Alcuni verbi suonano strani. Pausare è proprio uno di quelli che intuisci quale azione stanno a significare, eppure non comprendi se puoi usarlo solo con gli amici, in modo ironico, o anche nei grandi eventi.

Sembra nuovo di zecca in realtà appartiene al latino tardo. Sì, perché gli umanisti stan sempre radicati in quei secoli dove l’uomo era al centro senza, nondimeno, voler stabilire un antropocentrismo a-relazionale.

Verbo antico le cui vestigia occorre recuperare nella contemporaneità.

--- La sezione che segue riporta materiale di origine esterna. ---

# privacy-scaling-explorations/zkevm-specs

Hardware: AMD Instinct MI355X
Metric: BN254 constraint-rows/sec (higher is better)
Workload: dtype u256 (BN254 Fr: 4xu64 canonical cells, u32-limb Montgomery); 1 GPU; EVM circuit, 2^18 execution steps per GPU, mixed-opcode synthetic trace (BASELINE configs[2]); RW table 816377 rows, bytecode table 43913 rows; steps_per_gpu=262144, rw_rows=816377, bytecode_rows=43913, witness_copies=3

## Files before the change

zkevm_specs_amd/csrc/zkevm_hip.hip:

```cpp
#include <hip/hip_runtime.h>
#include <hip/hip_ext.h>
#include <stdio.h>
#include <string.h>
#include <stdlib.h>
#include <chrono>
#include <string>
#include <vector>

#include <atomic>
#include <mutex>
#include <dlfcn.h>

#include "../../include/zkevm_hip.h"
#include "kernels.hpp"
#include "dist_tally.hpp"
#include "host_index.hpp"
#include "code_dir_build.hpp"

#define ZK_MAX_DEVICES 64
#define ZK_ECDSA_CHUNK_LANES (1ull << 17)
static std::mutex g_dev_mutex;
static hipStream_t g_own_stream[ZK_MAX_DEVICES] = {nullptr};
static hipStream_t g_batch_stream[ZK_MAX_DEVICES][2] = {{nullptr}};
static hipStream_t g_side_stream[ZK_MAX_DEVICES] = {nullptr};
// ... 74 lines not shown
    for (int d = 0; d < ZK_MAX_DEVICES; d++)
        if (g_own_stream[d]) {
            if (hipSetDevice(d) == hipSuccess) {
                (void)hipStreamDestroy(g_own_stream[d]);
                if (g_zero_row[d]) (void)hipFree(g_zero_row[d]);
                if (g_secp_comb[d]) (void)hipFree(g_secp_comb[d]);
                g_secp_comb[d] = nullptr;
            }
            for (int k = 0; k < 2; k++) {
                if (g_batch_stream[d][k]) (void)hipStreamDestroy(g_batch_stream[d][k]);
                g_batch_stream[d][k] = nullptr;
            }
            if (g_side_stream[d]) (void)hipStreamDestroy(g_side_stream[d]);
            g_side_stream[d] = nullptr;
            for (int k = 0; k < 4; k++) {
                if (g_block_stream[d][k]) (void)hipStreamDestroy(g_block_stream[d][k]);
                g_block_stream[d][k] = nullptr;
            }
            g_own_stream[d] = nullptr;
            g_zero_row[d] = nullptr;
        }
    t_stream = nullptr;
    t_device = -1;
}
extern "C" int zk_set_stream(void* st) {
    ARG_TRY(t_device >= 0, "zk_set_stream: call zk_init first");
    t_stream = st ? (hipStream_t)st : g_own_stream[t_device];
    return 0;
}
struct zk_session;
static int session_rebind_stream(zk_session* s, hipStream_t st);
extern "C" int zk_session_set_stream(zk_session* s, void* st) {
    ARG_TRY(s, "zk_session_set_stream: null session");
    return session_rebind_stream(s, (hipStream_t)st);
}

__global__ void tally_reset_kernel(ZkTally* t, u32* counter = nullptr) {
    t[threadIdx.x].fail_count = 0ull;
    t[threadIdx.x].first_fail = ~0ull;
    if (counter && threadIdx.x == 0) *counter = 0u;
}


__global__ void slots_fill_kernel(u32* slots, u32 n) {
    u32 i = blockIdx.x * blockDim.x + threadIdx.x;
    if (i < n) slots[i] = ZK_EMPTY_SLOT;
}

template <u64 (*HASH)(const ZkTable&, u32)>
__global__ void index_build_kernel(ZkTable t, u32* slots, const ZkRwMeta* unless_dense = nullptr) {
    u32 r = blockIdx.x * blockDim.x + threadIdx.x;
    if (r >= t.n || (unless_dense && unless_dense->dense)) return;
    u32 s = (u32)HASH(t, r) & t.mask;
    while (atomicCAS(&slots[s], ZK_EMPTY_SLOT, r) != ZK_EMPTY_SLOT) s = (s + 1) & t.mask;
}
__global__ void slots_fill_unless_dense_kernel(u32* slots, u32 n, const ZkRwMeta* unless_dense) {
    u32 i = blockIdx.x * blockDim.x + threadIdx.x;
    if (i < n && !unless_dense->dense) slots[i] = ZK_EMPTY_SLOT;
}
__global__ void mpt_index_build_kernel(ZkTable t, u32* slots) {
    u32 r = blockIdx.x * blockDim.x + threadIdx.x;
    if (r >= t.n) return;
    const u64 h = state_mpt_key_hash(t, r);
    u32 s = (u32)h & t.mask;
    const u32 v = state_mpt_slot_value(t, r, h);
    while (atomicCAS(&slots[s], ZK_EMPTY_SLOT, v) != ZK_EMPTY_SLOT) s = (s + 1) & t.mask;
}
__global__ void rw_dense_check_kernel(ZkTable t, ZkRwMeta* meta) {
    const u32 r = blockIdx.x * blockDim.x + threadIdx.x;
    if (r >= t.n) return;
    const u64* p = t.cells + (u64)r * RW_NCELLS * 4;
    const u64* p0 = t.cells;
    const u64 base = p0[0];
    const bool ok = (p0[1] | p0[2] | p0[3]) == 0 && (p[1] | p[2] | p[3]) == 0 && p[0] == base + r && base + r >= base;
    if (r == 0) meta->base = base;
    if (!ok) atomicAnd(&meta->dense, 0u);
}

struct EvmSortArgs {
    const u64* steps;
    u32 n_pairs;
    u32* hist;
    u32* hist_next;
    u32* taken;
    uint16_t* bin16;
    u32* group_start;
    u32* perm;
    ZkTally* tally;
    u32* defer_count;
    u32* early_host;
    u32 early_seq;
};
#define EVM_EARLY_WORD 36u
__device__ __forceinline__ void evm_state_hist_body(u32 vblock, const u64* steps, u32 n_pairs, u32* hist, u32* taken, uint16_t* bin16, ZkTally* tally,
                                                    u32* defer_count) {
    __shared__ u32 local[EVM_N_BINS];
    if (vblock == 0) {
        if (threadIdx.x == 0 && defer_count) *defer_count = 0u;
        if (threadIdx.x == 0) {
            tally->fail_count = 0ull;
            tally->first_fail = ~0ull;
        }
        for (u32 k = threadIdx.x; k < EVM_N_BINS; k += blockDim.x) taken[k] = 0;
    }
    for (u32 k = threadIdx.x; k < EVM_N_BINS; k += blockDim.x) local[k] = 0;
    __syncthreads();
    u32 i = vblock * blockDim.x + threadIdx.x;
    if (i < n_pairs) {
        const u32 bin = evm_state_bin((u32)steps[((u64)i * STEP_NCELLS + S_STATE) * 4]);
        bin16[i] = (uint16_t)bin;
        atomicAdd(&local[bin], 1u);
    }
    __syncthreads();
    for (u32 k = threadIdx.x; k < EVM_N_BINS; k += blockDim.x)
        if (local[k]) atomicAdd(&hist[k], local[k]);
}
__global__ void evm_state_hist_kernel(const u64* steps, u32 n_pairs, u32* hist, u32* taken, uint16_t* bin16, ZkTally* tally, u32* defer_count) {
    evm_state_hist_body(blockIdx.x, steps, n_pairs, hist, taken, bin16, tally, defer_count);
}
__device__ __forceinline__ void evm_state_scatter_body(u32 vblock, const uint16_t* bin16, u32 n_pairs, const u32* hist, u32* hist_next,
                                                       u32* taken, u32* group_start, u32* perm, u32* early_host = nullptr, u32 early_seq = 0u) {
    __shared__ u32 sa[EVM_N_BINS], sb[EVM_N_BINS];
    __shared__ u32 local[EVM_N_BINS];
    __shared__ u32 base[EVM_N_BINS];
    __shared__ u32 gsh[EVM_N_GROUPS + 1];
    const u32 k = threadIdx.x;
    u32 c = 0, c_real = 0;
    if (k < EVM_N_BINS) {
        c_real = hist[k];
        c = k < (u32)EVM_GROUP_WARM * 128u ? ((c_real + 63u) & ~63u) : c_real;
        sa[k] = c;
        local[k] = 0;
        if (vblock == 0) hist_next[k] = 0;
    }
    __syncthreads();
    u32* src = sa;
    u32* dst = sb;
    for (u32 off = 1; off < EVM_N_BINS; off <<= 1) {
        if (k < EVM_N_BINS) dst[k] = src[k] + (k >= off ? src[k - off] : 0u);
        __syncthreads();
        u32* t = src; src = dst; dst = t;
    }
    u32 excl = 0;
    if (k < EVM_N_BINS) {
        excl = src[k] - c;
        if (vblock == 0) {
            if ((k & 127u) == 0) group_start[k >> 7] = gsh[k >> 7] = excl;
            if (k == EVM_N_BINS - 1) group_start[EVM_N_GROUPS] = gsh[EVM_N_GROUPS] = src[k];
            for (u32 j = c_real; j < c; j++) perm[excl + j] = EVM_NO_PAIR;
        }
    }
    const u32 i = vblock * blockDim.x + threadIdx.x;
    u32 bin = 0, rank = 0;
    if (i < n_pairs) {
        bin = bin16[i];
        rank = atomicAdd(&local[bin], 1u);
    }
    __syncthreads();
    if (vblock == 0 && k == 0 && early_host) {
        __hip_atomic_store(&early_host[EVM_EARLY_WORD], gsh[EVM_GROUP_WARM + 1] - gsh[EVM_GROUP_WARM], __ATOMIC_RELAXED, __HIP_MEMORY_SCOPE_SYSTEM);
        __hip_atomic_store(&early_host[EVM_EARLY_WORD + 1], gsh[EVM_GROUP_COLD + 1] - gsh[EVM_GROUP_COLD], __ATOMIC_RELAXED, __HIP_MEMORY_SCOPE_SYSTEM);
        __threadfence_system();
        __hip_atomic_store(&early_host[EVM_EARLY_WORD + 2], early_seq, __ATOMIC_RELEASE, __HIP_MEMORY_SCOPE_SYSTEM);
    }
    if (k < EVM_N_BINS && local[k]) base[k] = excl + atomicAdd(&taken[k], local[k]);
    __syncthreads();
    if (i < n_pairs) perm[base[bin] + rank] = i;
}
__global__ __launch_bounds__(1024) void evm_state_scatter_kernel(const uint16_t* bin16, u32 n_pairs, const u32* hist, u32* hist_next,
                                                                 u32* taken, u32* group_start, u32* perm) {
    evm_state_scatter_body(blockIdx.x, bin16, n_pairs, hist, hist_next, taken, group_start, perm);
}
__global__ __launch_bounds__(256) void evm_open_fill_kernel(uint4* ff, u64 n_ff, uint4* zero, u64 n_zero) {
    const u64 stride = (u64)gridDim.x * blockDim.x;
    const uint4 F = make_uint4(~0u, ~0u, ~0u, ~0u), Z = make_uint4(0u, 0u, 0u, 0u);
    for (u64 i = (u64)blockIdx.x * blockDim.x + threadIdx.x; i < n_ff; i += stride) ff[i] = F;
    for (u64 i = (u64)blockIdx.x * blockDim.x + threadIdx.x; i < n_zero; i += stride) zero[i] = Z;
}
__device__ __forceinline__ void rw_prepare_quad(const ZkTable& t, u64* keys, EvmDyn* dyn, u32 vthread) {
    const u32 r = vthread >> 2, q = vthread & 3u;
    const bool in = r < t.n;
    uint4 c0 = make_uint4(0, 0, 0, 0), c1 = c0, c2 = c0;
    u64 base = 0;
    u32 flags = 3u;
    if (in) {
        const uint4* p = reinterpret_cast<const uint4*>(t.cells + (u64)r * RW_NCELLS * 4) + q;
        c0 = p[0];
        c1 = p[4];
        c2 = p[8];
        if (q == 0) {
            base = t.cells[0];
            if (t.flags) flags = t.flags[r];
        }
    }
    bool fit, dense_ok;
    u64 w0 = 0, w1 = 0, w2 = 0, w3 = 0;
    const bool z0hi = (c0.y | c0.z | c0.w) == 0u, z1hi = (c1.y | c1.z | c1.w) == 0u, z2hi = (c2.y | c2.z | c2.w) == 0u;
    const bool z0 = z0hi && c0.x == 0u, z1 = z1hi && c1.x == 0u, z2 = z2hi && c2.x == 0u;
    if (q == 0) {
        const u64 rwc = (u64)c0.x | ((u64)c0.y << 32);
        dense_ok = (c0.z | c0.w) == 0u && rwc == base + r && base + r >= base;
        fit = z1hi && c1.x <= 255u;
        w0 = (u64)(c1.x & 0xffu) << 8 | ((u64)(flags & 3u) << 56) | (1ull << 63);
        w2 = (u64)c2.x | ((u64)c2.y << 32);
        w3 = (u64)c2.z | ((u64)c2.w << 32);
    } else if (q == 1) {
        dense_ok = z0;
        fit = z1 && z2hi;
        w0 = (u64)c2.x << 24;
    } else if (q == 2) {
        dense_ok = true;
        fit = z0hi && c0.x <= 255u && (c1.z | c1.w) == 0u && z2hi && c2.x <= 255u;
        w0 = (u64)(c0.x & 0xffu) | ((u64)(c2.x & 0xffu) << 16);
        w1 = (u64)c1.x | ((u64)c1.y << 32);
    } else {
        dense_ok = true;
        fit = z0 && z1 && z2;
    }
    const u32 qshift = threadIdx.x & 60u;
    const bool fits = ((__ballot(fit) >> qshift) & 0xfull) == 0xfull;
    const unsigned long long nd = __ballot(in && !dense_ok);
    if (nd != 0ull && (threadIdx.x & 63u) == 0) atomicOr(&dyn->rw_sparse, 1u);
    if (r == 0 && q == 0 && in) dyn->rw_base = base;
#pragma unroll
    for (int m = 1; m <= 2; m <<= 1) {
        w0 |= __shfl_xor(w0, m);
        w1 |= __shfl_xor(w1, m);
        w2 |= __shfl_xor(w2, m);
        w3 |= __shfl_xor(w3, m);
    }
    if (!fits) w0 = w1 = w2 = w3 = 0;
    if (in && q < 2) {
        const u64 a = q == 0 ? w0 : w2, b2 = q == 0 ? w1 : w3;
        reinterpret_cast<uint4*>(keys + (u64)r * 4)[q] = make_uint4((u32)a, (u32)(a >> 32), (u32)b2, (u32)(b2 >> 32));
    }
}
#define EVM_OPEN_TABLES 8
struct EvmOpenTables {
    ZkTable t[EVM_OPEN_TABLES];
    u32 block_start[EVM_OPEN_TABLES + 2];
    const u64* wds;
    u32 n_wds;
    EvmDyn* dyn;
    ZkTally* tally;
    ZkTable rw;
    u64* rw_keys;
    u32 dir_block0, rw_block0;
    DirBuild dir;
    const u64* steps;
    u32 n_steps;
    u32* step_recs;
    u32 rec_block0;
    EvmSortArgs sort;
    u32 hist_block0;
    u32 lat_period;
#ifdef ZK_DIAG_P1
    u32 diag_skip;
#endif
};
__device__ __forceinline__ void evm_open_small_tables(const EvmOpenTables& o, u32 block) {
    int k = 0;
#pragma unroll
    for (int j = 1; j <= EVM_OPEN_TABLES; j++) k += block >= o.block_start[j] ? 1 : 0;
    const u32 r = (block - o.block_start[k]) * blockDim.x + threadIdx.x;
    if (k == EVM_OPEN_TABLES) {
        const bool nz = r < o.n_wds && !fr_is_zero(fr_load(o.wds + ((u64)r * 4 + 3) * 4));
        const unsigned long long b = __ballot(nz);
        if (b && (threadIdx.x & 63u) == 0) atomicAdd(&o.dyn->agg_total_wds, (u32)__popcll(b));
        return;
    }
    const ZkTable& t = o.t[k];
    const bool in = r < t.n;
    if (k == 0) {
        bool caller = false, present = false, invalid = false, bad = false;
        if (in) {
            const Fr tag = zk_table_cell(t, r, 1), lo = zk_table_cell(t, r, 3), hi = zk_table_cell(t, r, 4);
            caller = fr_eq_u64(tag, 4);
            present = caller && !(fr_is_zero(lo) && fr_is_zero(hi));
            const bool inv_row = fr_eq_u64(tag, 10);
            bad = inv_row && t.flags && (t.flags[r] & 1u);
            invalid = inv_row && fr_eq_u64(lo, 1);
        }
        const unsigned long long bc = __ballot(caller), bp = __ballot(present), bi = __ballot(invalid), bb = __ballot(bad);
        if ((threadIdx.x & 63u) == 0) {
            if (bc) atomicAdd(&o.dyn->agg_max_txs, (u32)__popcll(bc));
            if (bp) atomicAdd(&o.dyn->agg_total_txs, (u32)__popcll(bp));
            if (bi) atomicAdd(&o.dyn->agg_invalid_txs, (u32)__popcll(bi));
            if (bb) atomicOr(&o.dyn->agg_bad_invalid_rows, 1u);
        }
    }
    if (!in) return;
    u64 h;
    switch (k) {
    case 0: h = tx_key_hash(t, r); break;
    case 1: h = blk_key_hash(t, r); break;
    case 2: h = bc_key_hash(t, r); break;
    case 3: h = copy_key_hash(t, r); break;
    case 4: h = keccak_key_hash(t, r); break;
    case 5: h = expt_key_hash(t, r); break;
    case 6: h = sig_key_hash(t, r); break;
    default: h = ecc_key_hash(t, r); break;
    }
    u32* slots = const_cast<u32*>(t.slots);
    u32 s = (u32)h & t.mask;
    while (atomicCAS(&slots[s], ZK_EMPTY_SLOT, r) != ZK_EMPTY_SLOT) s = (s + 1) & t.mask;
}
__global__ __launch_bounds__(256) void evm_open_phase1_kernel(EvmOpenTables o) {
    if (blockIdx.x == 0 && threadIdx.x < 2) {
        o.tally[threadIdx.x].fail_count = 0ull;
        o.tally[threadIdx.x].first_fail = ~0ull;
    }
    u32 b = blockIdx.x;
    if (o.lat_period > 1u && b < o.rec_block0) {
        const u32 q = b / o.lat_period;
        b = (b == q * o.lat_period && q < o.rw_block0) ? q : o.rw_block0 + b - (q + 1u < o.rw_block0 ? q + 1u : o.rw_block0);
    }
#ifdef ZK_DIAG_P1
    {
        const u32 range = b < o.dir_block0 ? 1u : b < o.hist_block0 ? 2u : b < o.rw_block0 ? 4u : b < o.rec_block0 ? 8u : 16u;
        if (o.diag_skip & range) return;
    }
#endif
    if (b < o.dir_block0) evm_open_small_tables(o, b);
    else if (b < o.hist_block0) dirb_events_row(o.dir, (b - o.dir_block0) * blockDim.x + threadIdx.x);
    else if (b < o.rw_block0) evm_state_hist_body(b - o.hist_block0, o.sort.steps, o.sort.n_pairs, o.sort.hist, o.sort.taken, o.sort.bin16, o.sort.tally, o.sort.defer_count);
    else if (b < o.rec_block0) rw_prepare_quad(o.rw, o.rw_keys, o.dyn, (b - o.rw_block0) * blockDim.x + threadIdx.x);
    else evm_step_record_quad(o.steps, o.n_steps, o.step_recs, (b - o.rec_block0) * blockDim.x + threadIdx.x);
}
#define EVM_OPEN_RW_GENERIC_BLOCKS 64u
#define EVM_OPEN_P2_BLOCK 1024u
__global__ __launch_bounds__(1024) void evm_open_phase2_kernel(EvmOpenTables o, u32 scatter_blocks, u32 dir_blocks, u32 force_generic) {
    if (blockIdx.x < scatter_blocks) {
        evm_state_scatter_body(blockIdx.x, o.sort.bin16, o.sort.n_pairs, o.sort.hist, o.sort.hist_next, o.sort.taken, o.sort.group_start, o.sort.perm,
                               o.sort.early_host, o.sort.early_seq);
        return;
    }
    const u32 b = blockIdx.x - scatter_blocks;
    if (b < dir_blocks) {
        dirb_finalize_entry(o.dir, b * blockDim.x + threadIdx.x);
        return;
    }
    if (!force_generic && o.dyn->rw_sparse == 0u) return;
    if (force_generic && b == dir_blocks && threadIdx.x == 0) o.dyn->rw_sparse = 1u;
    u32* slots = const_cast<u32*>(o.rw.slots);
    const u32 stride = (gridDim.x - scatter_blocks - dir_blocks) * blockDim.x;
    for (u32 r = (b - dir_blocks) * blockDim.x + threadIdx.x; r < o.rw.n; r += stride) {
        u32 s = (u32)rw_key_hash(o.rw, r) & o.rw.mask;
        bool dup = false;
        for (;;) {
            const u32 q = atomicCAS(&slots[s], ZK_EMPTY_SLOT, r);
            if (q == ZK_EMPTY_SLOT) break;
            if (!dup && q < o.rw.n) {
                bool same = true;
                for (int c = 0; c < RW_NCELLS && same; c++) same = fr_eq(zk_table_cell(o.rw, q, c), zk_table_cell(o.rw, r, c));
                dup = same;
            }
            s = (s + 1) & o.rw.mask;
        }
        if (dup) atomicAdd(&o.dyn->agg_rw_dups, 1u);
    }
}
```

Immediatamente evoca il far pausa, ovvero interrompere un’attività per darsi un tempo di sospensione.

Se lo attracchiamo alle ingegnose elucubrazioni che l’essere umano ha escogitato per stimolare i suoi cinque sensi, troviamo pause nel parlare, nello scrivere, nella musica ed anche in altri campi.

La pausa è un elemento decisivo, indispensabile, vitale.

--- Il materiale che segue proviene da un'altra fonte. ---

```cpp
extern "C" int dmi_gemm_nt_lnbwd_parts(int M) { return 2 * ((M + 159) / 160); }
extern "C" int dmi_gemm_nt_lnbwd(const uint16_t* A, int lda, const uint16_t* Bt, int ldb, int M, int N, int K, const uint16_t* x,
                                 const uint16_t* gamma, const float* mean, const float* rstd, const uint16_t* dres, uint16_t* dx,
                                 float* part, const uint16_t* B2, int ldb2, uint16_t* C2, void* stream) {
  int rc = check_nt(A, lda, Bt, ldb, dx, N, M, N, K);
  if (rc) return rc;
  DMI_REQUIRE(x && gamma && mean && rstd && part, "gemm_nt_lnbwd: null pointer");
  DMI_REQUIRE((((uintptr_t)x | (uintptr_t)gamma | (uintptr_t)dres | (uintptr_t)part) & 15) == 0, "gemm_nt_lnbwd: operands must be 16-byte aligned");
  if (N != 512 || (int64_t)N * ldb >= (1 << 30) || (int64_t)M * lda >= ((int64_t)1 << 31) || (int64_t)M * N * 2 >= ((int64_t)1 << 31)) {
    dmi_set_error("gemm_nt_lnbwd: the fused form needs N = 512 (one block owns whole rows) and operands below 2 GiB; got M=%d N=%d", M, N);
    return DMI_ERR_UNSUPPORTED;
  }
  GemmArgs a;
  fill_nt_args(a, A, lda, Bt, ldb, dx, N, M, N, K);
  a.residual = dres; a.ln_x = x; a.ln_gamma = gamma; a.ln_mean = (float*)mean; a.ln_rstd = (float*)rstd; a.ln_y = dx; a.ln_ldy = N; a.ln_part = part;
  constexpr int RT = 5;
  constexpr int LDSB = 3 * (32 * RT * 64 + 32768);
  if (B2 || C2) {
    DMI_REQUIRE(B2 && C2 && ldb2 >= N && ldb2 % 8 == 0 && (((uintptr_t)B2 | (uintptr_t)C2) & 15) == 0 && (const void*)C2 != (const void*)dx,
                "gemm_nt_lnbwd: bad chained product (B2 / ldb2 / C2)");
    a.B2 = B2; a.ldb2 = ldb2; a.C2 = C2;
    static bool attr3 = false;
    if (!attr3) { (void)hipFuncSetAttribute((const void*)gemm_ntr_kernel<0, RT, 3>, hipFuncAttributeMaxDynamicSharedMemorySize, LDSB); attr3 = true; }
    gemm_ntr_kernel<0, RT, 3><<<dim3((M + 32 * RT - 1) / (32 * RT)), dim3(512), LDSB, (hipStream_t)stream>>>(a);
    DMI_CHECK_LAUNCH("gemm_nt_lnbwd (chained)");
    return DMI_OK;
  }
  static bool attr = false;
  if (!attr) { (void)hipFuncSetAttribute((const void*)gemm_ntr_kernel<0, RT, 2>, hipFuncAttributeMaxDynamicSharedMemorySize, LDSB); attr = true; }
  gemm_ntr_kernel<0, RT, 2><<<dim3((M + 32 * RT - 1) / (32 * RT)), dim3(512), LDSB, (hipStream_t)stream>>>(a);
  DMI_CHECK_LAUNCH("gemm_nt_lnbwd");
  return DMI_OK;
}

extern "C" int dmi_ln_gemm_nt(const uint16_t* X, int ldx, const uint16_t* gamma, const uint16_t* beta, float eps, const uint16_t* Bt, int ldb,
                              uint16_t* C, int ldc, int M, int N, int K, int flags, const uint16_t* bias, void* stream) {
  int rc = check_nt(X, ldx, Bt, ldb, C, ldc, M, N, K);
  if (rc) return rc;
  DMI_REQUIRE(gamma && beta, "ln_gemm_nt: null LayerNorm parameters");
  DMI_REQUIRE((((uintptr_t)gamma | (uintptr_t)beta) & 15) == 0, "ln_gemm_nt: gamma / beta must be 16-byte aligned");
  DMI_REQUIRE(!(flags & DMI_GEMM_BIAS) || bias, "ln_gemm_nt: bias flag without pointer");
  if (M > 32 || N % 16 != 0 || K > 64 * SK_WAVES * SKLN_MAXSTEPS) {
    dmi_set_error("ln_gemm_nt: only the decode-step shapes (M <= 32, N %% 16 == 0, K <= %d); got M=%d N=%d K=%d", 64 * SK_WAVES * SKLN_MAXSTEPS, M, N, K);
    return DMI_ERR_UNSUPPORTED;
  }
  GemmArgs a;
  fill_nt_args(a, X, ldx, Bt, ldb, C, ldc, M, N, K);
  a.bias = bias;
  const dim3 grid(N / 16), blk(64 * SK_WAVES);
  hipStream_t st = (hipStream_t)stream;
  switch (flags) {
    case 0: gemm_ln_nt_skinny_kernel<0><<<grid, blk, 0, st>>>(a, gamma, beta, eps); break;
    case DMI_GEMM_BIAS: gemm_ln_nt_skinny_kernel<DMI_GEMM_BIAS><<<grid, blk, 0, st>>>(a, gamma, beta, eps); break;
    case DMI_GEMM_BIAS | DMI_GEMM_RELU: gemm_ln_nt_skinny_kernel<DMI_GEMM_BIAS | DMI_GEMM_RELU><<<grid, blk, 0, st>>>(a, gamma, beta, eps); break;
    default:
      dmi_set_error("ln_gemm_nt: unsupported flag combination %d", flags);
      return DMI_ERR_UNSUPPORTED;
  }
  DMI_CHECK_LAUNCH("ln_gemm_nt");
  return DMI_OK;
}

extern "C" int dmi_gemm_nt_softmax(const uint16_t* A, int lda, const uint16_t* Bt, int ldb, const uint16_t* bias,
// ... 1371 lines not shown
```

Before: 2.852 million.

È sorella minore del silenzio.

Rimembriamo, per brevità, l’influenza che essa riveste nella musica; addirittura, nell’espressione sonora gregoriana assume sembianze figurative neumatiche che la fanno apparire opera d’arte sia nel tratto sia nell’ascolto.

Contrassegnata, a volte, dall’indefinitezza e dalla variabilità, il manifesto ad libitum, può apparire come un capriccio, in realtà esprime l’armonia interiore dell’esecutore.

Per rimanere ancora in ambito canoro, nell’alveo che generò l’italica lingua, il secolo XIII, si parla di vox ammissa – chiara l’assonanza con la nostra famigliare «omissione»: il non proferir verbo – e di vox prolata, il pronunciare esplicito.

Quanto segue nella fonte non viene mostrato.